Lines in the listing below that contain the string "constexpr" are to be found and copied.

----

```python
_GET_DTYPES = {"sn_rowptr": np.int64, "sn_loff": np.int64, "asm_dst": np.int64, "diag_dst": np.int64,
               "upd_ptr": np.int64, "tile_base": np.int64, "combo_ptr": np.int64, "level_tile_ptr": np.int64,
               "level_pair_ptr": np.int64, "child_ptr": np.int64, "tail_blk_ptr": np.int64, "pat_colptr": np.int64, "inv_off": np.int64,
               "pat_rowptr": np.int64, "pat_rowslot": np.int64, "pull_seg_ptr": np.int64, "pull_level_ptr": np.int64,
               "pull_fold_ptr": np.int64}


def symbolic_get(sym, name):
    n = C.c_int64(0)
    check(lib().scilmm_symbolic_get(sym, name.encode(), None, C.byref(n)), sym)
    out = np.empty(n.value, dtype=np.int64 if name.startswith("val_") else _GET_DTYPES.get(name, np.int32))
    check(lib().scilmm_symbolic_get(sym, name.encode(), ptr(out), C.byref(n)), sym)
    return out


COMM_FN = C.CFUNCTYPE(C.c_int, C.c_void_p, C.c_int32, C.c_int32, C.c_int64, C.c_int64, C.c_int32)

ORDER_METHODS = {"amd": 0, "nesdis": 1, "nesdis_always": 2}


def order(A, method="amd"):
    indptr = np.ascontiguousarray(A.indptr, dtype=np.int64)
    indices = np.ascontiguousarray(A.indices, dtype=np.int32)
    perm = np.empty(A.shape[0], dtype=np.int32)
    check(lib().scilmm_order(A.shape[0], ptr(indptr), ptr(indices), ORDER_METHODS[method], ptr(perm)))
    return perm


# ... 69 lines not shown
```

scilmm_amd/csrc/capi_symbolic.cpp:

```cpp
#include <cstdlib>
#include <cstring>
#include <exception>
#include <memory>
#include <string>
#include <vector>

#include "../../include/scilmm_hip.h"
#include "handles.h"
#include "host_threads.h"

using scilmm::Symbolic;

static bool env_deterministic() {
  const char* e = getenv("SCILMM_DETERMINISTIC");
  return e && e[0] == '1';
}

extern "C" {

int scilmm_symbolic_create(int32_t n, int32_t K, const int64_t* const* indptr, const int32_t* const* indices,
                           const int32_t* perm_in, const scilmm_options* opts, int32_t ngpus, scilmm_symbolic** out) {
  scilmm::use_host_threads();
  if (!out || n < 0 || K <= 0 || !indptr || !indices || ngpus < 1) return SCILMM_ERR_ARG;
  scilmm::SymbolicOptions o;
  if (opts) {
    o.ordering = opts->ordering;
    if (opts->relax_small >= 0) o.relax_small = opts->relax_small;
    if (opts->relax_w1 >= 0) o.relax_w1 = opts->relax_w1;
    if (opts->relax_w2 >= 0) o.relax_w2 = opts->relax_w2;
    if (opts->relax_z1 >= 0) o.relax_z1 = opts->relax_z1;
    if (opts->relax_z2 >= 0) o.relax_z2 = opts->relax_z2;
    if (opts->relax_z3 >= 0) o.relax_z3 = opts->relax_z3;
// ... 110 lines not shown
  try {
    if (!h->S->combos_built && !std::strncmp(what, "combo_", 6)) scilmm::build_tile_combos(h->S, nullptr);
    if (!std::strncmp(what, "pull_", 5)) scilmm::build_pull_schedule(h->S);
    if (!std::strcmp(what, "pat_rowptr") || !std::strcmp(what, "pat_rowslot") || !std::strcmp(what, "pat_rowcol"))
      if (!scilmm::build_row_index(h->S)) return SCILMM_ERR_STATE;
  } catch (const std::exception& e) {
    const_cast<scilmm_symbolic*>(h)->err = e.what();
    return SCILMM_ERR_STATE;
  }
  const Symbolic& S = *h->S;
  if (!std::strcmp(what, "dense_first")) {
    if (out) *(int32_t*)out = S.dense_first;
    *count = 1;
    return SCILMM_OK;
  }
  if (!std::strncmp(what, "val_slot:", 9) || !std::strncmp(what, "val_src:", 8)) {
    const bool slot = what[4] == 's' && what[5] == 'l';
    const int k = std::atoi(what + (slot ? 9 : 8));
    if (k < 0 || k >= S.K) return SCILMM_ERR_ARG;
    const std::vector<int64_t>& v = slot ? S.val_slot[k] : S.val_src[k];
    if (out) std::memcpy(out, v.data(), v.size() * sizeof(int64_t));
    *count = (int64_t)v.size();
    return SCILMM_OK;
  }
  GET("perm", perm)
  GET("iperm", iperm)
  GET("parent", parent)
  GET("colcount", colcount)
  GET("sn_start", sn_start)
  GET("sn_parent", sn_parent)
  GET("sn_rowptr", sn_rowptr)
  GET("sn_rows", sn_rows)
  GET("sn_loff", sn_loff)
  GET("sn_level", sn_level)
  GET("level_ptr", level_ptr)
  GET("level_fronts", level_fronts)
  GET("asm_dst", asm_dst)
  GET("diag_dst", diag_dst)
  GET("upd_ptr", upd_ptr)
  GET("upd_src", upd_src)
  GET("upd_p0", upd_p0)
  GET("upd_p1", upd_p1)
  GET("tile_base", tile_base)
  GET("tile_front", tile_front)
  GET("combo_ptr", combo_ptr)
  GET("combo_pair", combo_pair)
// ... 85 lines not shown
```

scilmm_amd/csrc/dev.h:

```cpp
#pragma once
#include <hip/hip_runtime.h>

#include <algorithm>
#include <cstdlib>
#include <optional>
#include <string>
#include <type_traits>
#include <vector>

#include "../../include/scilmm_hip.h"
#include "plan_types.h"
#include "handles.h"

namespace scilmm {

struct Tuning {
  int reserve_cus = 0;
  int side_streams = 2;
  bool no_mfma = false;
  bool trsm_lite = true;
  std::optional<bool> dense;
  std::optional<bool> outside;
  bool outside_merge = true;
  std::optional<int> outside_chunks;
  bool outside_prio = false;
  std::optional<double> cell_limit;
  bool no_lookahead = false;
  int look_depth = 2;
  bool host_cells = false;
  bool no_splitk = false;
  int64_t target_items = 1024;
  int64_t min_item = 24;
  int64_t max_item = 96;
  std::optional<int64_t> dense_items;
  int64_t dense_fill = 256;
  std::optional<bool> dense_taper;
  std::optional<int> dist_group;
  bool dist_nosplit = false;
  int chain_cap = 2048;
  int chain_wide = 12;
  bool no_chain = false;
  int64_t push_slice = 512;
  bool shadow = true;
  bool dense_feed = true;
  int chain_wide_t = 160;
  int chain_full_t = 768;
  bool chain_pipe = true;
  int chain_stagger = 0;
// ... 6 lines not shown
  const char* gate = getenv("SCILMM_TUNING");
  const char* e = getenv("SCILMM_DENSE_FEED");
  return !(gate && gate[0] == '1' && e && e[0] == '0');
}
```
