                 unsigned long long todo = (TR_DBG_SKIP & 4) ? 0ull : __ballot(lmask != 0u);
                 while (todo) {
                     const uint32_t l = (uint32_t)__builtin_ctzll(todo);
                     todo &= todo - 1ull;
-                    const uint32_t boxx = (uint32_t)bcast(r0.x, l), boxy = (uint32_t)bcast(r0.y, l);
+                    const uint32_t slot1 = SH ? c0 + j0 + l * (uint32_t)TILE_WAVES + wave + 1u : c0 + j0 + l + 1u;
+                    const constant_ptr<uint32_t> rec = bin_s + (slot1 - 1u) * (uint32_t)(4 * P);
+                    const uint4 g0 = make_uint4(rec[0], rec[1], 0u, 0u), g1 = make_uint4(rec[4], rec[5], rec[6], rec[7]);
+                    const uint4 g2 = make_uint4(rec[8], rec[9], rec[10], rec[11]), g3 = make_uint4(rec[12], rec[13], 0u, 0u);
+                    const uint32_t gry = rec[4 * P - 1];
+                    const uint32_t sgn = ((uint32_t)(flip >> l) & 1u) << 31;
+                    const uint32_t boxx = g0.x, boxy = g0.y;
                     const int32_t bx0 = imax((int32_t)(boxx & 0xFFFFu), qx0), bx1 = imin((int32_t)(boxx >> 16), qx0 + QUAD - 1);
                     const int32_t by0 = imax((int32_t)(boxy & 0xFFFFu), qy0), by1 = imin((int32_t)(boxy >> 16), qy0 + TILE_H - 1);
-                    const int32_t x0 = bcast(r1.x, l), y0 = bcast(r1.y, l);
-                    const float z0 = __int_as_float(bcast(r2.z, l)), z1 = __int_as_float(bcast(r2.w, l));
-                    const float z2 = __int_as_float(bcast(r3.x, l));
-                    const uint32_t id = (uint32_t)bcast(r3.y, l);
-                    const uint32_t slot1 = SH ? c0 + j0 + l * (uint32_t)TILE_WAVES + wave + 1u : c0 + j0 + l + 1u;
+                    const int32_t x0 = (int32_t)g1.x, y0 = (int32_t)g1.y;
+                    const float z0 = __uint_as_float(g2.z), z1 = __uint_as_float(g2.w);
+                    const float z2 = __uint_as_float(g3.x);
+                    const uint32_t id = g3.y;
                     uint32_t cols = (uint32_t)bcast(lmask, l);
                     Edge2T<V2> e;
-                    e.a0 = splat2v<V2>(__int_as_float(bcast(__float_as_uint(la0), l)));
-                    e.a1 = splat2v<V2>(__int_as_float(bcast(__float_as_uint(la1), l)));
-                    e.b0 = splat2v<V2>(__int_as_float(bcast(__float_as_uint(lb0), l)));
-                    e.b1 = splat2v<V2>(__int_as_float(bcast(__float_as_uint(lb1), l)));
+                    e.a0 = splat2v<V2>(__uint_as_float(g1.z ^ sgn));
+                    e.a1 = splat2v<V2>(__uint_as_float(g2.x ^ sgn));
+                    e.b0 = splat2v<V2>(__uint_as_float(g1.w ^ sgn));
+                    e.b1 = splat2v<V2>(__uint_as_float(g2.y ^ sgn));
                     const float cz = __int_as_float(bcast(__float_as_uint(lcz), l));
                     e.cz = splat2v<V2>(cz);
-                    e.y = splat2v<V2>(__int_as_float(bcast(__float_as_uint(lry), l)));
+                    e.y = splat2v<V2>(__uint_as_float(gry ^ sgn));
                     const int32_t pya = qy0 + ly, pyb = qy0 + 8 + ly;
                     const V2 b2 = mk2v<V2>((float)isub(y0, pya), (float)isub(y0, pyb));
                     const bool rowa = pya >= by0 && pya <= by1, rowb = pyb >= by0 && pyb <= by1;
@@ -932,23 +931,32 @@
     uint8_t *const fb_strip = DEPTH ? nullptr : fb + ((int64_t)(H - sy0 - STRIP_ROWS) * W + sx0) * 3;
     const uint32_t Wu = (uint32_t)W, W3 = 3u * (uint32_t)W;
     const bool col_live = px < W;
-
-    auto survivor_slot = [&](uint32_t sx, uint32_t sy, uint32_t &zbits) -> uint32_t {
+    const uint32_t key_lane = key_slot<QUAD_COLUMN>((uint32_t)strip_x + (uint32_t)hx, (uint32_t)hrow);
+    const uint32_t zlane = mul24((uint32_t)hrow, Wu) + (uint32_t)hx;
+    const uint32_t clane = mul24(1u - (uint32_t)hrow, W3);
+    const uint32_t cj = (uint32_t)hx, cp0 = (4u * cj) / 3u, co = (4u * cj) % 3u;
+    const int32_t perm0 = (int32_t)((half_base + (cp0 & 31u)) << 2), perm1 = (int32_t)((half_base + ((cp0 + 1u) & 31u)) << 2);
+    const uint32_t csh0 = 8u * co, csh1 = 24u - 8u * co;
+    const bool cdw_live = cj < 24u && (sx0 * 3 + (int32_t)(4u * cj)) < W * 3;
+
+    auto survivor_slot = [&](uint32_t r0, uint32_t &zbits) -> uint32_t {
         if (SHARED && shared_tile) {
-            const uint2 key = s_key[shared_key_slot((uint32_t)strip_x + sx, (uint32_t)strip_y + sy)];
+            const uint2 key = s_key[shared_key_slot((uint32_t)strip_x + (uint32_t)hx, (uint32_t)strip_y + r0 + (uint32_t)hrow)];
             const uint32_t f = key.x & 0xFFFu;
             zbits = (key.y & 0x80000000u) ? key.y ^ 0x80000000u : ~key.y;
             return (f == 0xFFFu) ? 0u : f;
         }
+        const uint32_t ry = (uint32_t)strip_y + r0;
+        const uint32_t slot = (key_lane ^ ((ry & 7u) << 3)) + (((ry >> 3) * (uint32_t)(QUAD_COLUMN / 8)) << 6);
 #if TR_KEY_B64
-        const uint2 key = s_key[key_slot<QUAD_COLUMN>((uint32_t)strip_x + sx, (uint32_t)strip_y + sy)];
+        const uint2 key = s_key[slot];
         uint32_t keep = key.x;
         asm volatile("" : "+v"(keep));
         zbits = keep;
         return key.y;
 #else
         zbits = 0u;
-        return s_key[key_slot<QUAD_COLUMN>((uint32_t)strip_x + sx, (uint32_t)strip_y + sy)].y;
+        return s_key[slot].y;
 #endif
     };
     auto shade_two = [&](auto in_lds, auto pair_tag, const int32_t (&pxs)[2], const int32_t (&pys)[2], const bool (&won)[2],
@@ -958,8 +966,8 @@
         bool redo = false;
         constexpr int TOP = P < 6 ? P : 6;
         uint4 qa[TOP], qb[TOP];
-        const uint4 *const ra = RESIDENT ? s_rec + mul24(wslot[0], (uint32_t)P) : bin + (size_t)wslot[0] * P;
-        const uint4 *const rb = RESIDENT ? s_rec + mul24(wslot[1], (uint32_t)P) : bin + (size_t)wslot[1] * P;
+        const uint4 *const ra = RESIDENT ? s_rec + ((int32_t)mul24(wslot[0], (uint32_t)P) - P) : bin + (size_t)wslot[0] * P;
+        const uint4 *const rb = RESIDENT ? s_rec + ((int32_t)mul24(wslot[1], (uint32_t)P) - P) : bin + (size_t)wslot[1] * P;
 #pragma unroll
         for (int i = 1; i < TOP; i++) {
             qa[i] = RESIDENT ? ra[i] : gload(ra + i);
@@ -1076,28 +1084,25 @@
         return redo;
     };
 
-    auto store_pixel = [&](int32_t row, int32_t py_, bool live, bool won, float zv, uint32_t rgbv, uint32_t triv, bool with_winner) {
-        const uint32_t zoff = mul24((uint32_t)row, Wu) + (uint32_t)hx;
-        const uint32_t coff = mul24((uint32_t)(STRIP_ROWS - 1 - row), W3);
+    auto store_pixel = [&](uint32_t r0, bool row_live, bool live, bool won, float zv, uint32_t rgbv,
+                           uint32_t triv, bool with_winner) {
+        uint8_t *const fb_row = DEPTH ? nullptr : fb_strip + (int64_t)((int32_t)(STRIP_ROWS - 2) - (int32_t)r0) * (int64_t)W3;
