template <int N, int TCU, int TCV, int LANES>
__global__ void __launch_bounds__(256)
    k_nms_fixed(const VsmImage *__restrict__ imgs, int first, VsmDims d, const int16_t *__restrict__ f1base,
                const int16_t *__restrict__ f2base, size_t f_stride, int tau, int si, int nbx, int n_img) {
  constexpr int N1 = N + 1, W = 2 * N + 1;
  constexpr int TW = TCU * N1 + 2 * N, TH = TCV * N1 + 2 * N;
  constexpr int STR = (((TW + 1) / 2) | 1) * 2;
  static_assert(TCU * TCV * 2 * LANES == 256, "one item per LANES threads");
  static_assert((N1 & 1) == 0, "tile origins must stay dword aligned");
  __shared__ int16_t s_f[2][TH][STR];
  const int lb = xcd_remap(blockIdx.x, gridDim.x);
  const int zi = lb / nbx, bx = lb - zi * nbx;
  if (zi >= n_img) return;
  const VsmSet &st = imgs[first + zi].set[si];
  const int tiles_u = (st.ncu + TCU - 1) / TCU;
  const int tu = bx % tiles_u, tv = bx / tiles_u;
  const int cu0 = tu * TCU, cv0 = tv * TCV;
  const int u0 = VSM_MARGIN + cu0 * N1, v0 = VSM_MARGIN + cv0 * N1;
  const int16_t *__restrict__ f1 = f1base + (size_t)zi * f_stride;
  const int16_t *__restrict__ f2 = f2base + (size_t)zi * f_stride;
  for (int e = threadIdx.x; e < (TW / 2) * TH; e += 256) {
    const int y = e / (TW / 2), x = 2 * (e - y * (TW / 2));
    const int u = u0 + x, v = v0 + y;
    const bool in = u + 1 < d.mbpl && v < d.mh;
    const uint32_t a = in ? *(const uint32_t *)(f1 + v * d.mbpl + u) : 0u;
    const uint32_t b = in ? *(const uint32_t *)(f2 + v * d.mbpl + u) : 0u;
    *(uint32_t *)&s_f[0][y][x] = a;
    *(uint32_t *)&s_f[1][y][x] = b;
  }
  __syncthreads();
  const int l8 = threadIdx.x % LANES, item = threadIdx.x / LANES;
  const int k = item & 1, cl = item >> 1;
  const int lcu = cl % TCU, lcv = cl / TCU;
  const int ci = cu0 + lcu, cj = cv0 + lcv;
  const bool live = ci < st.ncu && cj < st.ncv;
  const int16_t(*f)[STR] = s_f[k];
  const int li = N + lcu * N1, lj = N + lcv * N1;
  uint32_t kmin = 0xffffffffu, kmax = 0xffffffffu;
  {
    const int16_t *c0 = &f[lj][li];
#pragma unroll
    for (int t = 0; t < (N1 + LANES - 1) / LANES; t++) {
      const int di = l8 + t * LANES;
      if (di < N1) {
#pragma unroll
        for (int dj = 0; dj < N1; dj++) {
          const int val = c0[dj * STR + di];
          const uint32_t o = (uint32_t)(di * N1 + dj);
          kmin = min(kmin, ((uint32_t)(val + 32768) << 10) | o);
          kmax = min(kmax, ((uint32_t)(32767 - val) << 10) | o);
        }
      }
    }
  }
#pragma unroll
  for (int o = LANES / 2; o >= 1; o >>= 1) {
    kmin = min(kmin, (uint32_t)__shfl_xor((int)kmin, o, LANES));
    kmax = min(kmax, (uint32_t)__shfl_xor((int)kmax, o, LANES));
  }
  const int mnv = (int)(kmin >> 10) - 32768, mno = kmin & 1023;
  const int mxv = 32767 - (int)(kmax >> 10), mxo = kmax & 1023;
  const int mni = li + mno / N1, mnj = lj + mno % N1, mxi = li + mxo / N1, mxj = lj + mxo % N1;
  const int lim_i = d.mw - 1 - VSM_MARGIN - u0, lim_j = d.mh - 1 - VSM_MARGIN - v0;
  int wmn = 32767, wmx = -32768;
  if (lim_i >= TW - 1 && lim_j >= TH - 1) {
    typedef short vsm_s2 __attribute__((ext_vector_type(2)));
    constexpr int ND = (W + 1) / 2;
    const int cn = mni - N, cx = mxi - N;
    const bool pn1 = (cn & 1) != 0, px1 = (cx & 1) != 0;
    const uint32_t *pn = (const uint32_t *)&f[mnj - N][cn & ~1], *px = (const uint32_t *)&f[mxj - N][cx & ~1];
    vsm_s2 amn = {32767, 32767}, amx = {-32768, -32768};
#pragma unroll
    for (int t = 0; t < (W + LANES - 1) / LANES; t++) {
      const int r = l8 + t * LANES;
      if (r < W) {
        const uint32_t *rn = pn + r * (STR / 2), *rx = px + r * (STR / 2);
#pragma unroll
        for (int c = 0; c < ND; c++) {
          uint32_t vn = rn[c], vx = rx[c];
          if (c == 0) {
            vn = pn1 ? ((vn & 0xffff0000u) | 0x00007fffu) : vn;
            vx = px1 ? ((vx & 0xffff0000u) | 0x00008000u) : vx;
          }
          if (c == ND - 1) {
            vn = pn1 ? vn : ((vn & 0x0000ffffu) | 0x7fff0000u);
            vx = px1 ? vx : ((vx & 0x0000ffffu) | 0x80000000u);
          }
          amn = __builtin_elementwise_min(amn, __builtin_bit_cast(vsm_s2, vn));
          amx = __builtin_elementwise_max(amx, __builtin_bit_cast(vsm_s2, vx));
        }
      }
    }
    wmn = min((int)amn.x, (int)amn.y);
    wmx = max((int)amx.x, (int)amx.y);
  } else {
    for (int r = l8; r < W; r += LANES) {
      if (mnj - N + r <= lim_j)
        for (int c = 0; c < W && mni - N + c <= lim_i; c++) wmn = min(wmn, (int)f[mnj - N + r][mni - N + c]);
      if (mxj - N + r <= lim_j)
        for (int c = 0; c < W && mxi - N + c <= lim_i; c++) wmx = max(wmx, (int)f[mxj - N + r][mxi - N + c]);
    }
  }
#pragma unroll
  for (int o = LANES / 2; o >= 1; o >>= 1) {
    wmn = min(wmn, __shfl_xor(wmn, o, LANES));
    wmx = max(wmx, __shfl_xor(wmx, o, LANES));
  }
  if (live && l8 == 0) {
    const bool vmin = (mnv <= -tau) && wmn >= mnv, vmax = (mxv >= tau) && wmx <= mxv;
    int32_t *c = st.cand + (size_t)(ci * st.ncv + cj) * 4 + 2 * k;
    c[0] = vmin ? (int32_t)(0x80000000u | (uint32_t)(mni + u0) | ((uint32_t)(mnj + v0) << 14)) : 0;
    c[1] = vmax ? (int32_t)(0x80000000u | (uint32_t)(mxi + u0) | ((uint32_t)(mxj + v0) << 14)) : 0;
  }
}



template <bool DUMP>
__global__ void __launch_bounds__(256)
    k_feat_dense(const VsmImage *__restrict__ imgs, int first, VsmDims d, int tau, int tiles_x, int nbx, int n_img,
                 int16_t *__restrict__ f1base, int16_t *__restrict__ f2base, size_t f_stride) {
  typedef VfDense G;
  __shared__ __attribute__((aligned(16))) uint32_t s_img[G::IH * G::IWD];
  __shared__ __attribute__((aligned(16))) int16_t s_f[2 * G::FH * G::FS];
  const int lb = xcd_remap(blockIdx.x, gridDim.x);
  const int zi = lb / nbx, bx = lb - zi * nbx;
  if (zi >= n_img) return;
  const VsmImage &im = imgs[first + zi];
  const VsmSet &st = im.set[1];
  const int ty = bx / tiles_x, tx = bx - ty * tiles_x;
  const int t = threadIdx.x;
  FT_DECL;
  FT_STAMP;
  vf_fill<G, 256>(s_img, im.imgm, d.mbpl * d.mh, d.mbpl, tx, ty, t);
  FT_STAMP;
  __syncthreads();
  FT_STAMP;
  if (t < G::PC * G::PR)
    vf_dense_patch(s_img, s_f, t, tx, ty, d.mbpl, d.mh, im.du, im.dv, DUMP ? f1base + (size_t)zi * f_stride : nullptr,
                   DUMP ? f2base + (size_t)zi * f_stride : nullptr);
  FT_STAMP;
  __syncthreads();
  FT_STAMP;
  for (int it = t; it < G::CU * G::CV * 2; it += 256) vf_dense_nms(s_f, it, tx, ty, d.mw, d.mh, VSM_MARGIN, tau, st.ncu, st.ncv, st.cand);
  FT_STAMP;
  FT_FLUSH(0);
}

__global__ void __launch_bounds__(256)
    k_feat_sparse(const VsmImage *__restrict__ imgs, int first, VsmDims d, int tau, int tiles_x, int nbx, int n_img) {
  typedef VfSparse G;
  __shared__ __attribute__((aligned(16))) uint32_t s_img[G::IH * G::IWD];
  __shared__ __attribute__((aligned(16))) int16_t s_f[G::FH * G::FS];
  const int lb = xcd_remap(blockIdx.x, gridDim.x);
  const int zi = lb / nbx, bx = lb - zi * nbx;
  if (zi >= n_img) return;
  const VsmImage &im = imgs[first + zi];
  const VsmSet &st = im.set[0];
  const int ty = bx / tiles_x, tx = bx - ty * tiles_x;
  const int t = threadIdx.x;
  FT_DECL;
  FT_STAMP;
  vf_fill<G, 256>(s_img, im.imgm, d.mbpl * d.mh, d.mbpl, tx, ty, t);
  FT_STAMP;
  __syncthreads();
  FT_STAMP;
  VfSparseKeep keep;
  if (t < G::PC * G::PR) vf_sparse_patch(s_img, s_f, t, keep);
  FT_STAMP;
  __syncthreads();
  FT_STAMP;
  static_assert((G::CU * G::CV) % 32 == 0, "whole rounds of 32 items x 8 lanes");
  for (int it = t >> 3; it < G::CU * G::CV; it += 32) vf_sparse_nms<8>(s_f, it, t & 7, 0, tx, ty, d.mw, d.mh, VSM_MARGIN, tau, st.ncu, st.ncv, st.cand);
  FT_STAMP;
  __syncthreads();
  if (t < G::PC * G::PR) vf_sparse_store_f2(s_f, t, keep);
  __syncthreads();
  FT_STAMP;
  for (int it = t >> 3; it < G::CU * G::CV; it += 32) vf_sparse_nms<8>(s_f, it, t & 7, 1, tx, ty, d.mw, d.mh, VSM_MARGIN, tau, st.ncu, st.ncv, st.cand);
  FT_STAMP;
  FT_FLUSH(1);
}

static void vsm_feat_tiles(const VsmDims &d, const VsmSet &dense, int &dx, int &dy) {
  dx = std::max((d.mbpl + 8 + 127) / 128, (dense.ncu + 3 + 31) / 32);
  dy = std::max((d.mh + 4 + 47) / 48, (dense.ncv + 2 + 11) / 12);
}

----

SOLUTION TO THIS TASK -
         constexpr int TOP = P < 6 ? P : 6;
  constexpr int N1 = N + 1, W = 2 * N + 1;
  constexpr int TW = TCU * N1 + 2 * N, TH = TCV * N1 + 2 * N;
  constexpr int STR = (((TW + 1) / 2) | 1) * 2;
    constexpr int ND = (W + 1) / 2;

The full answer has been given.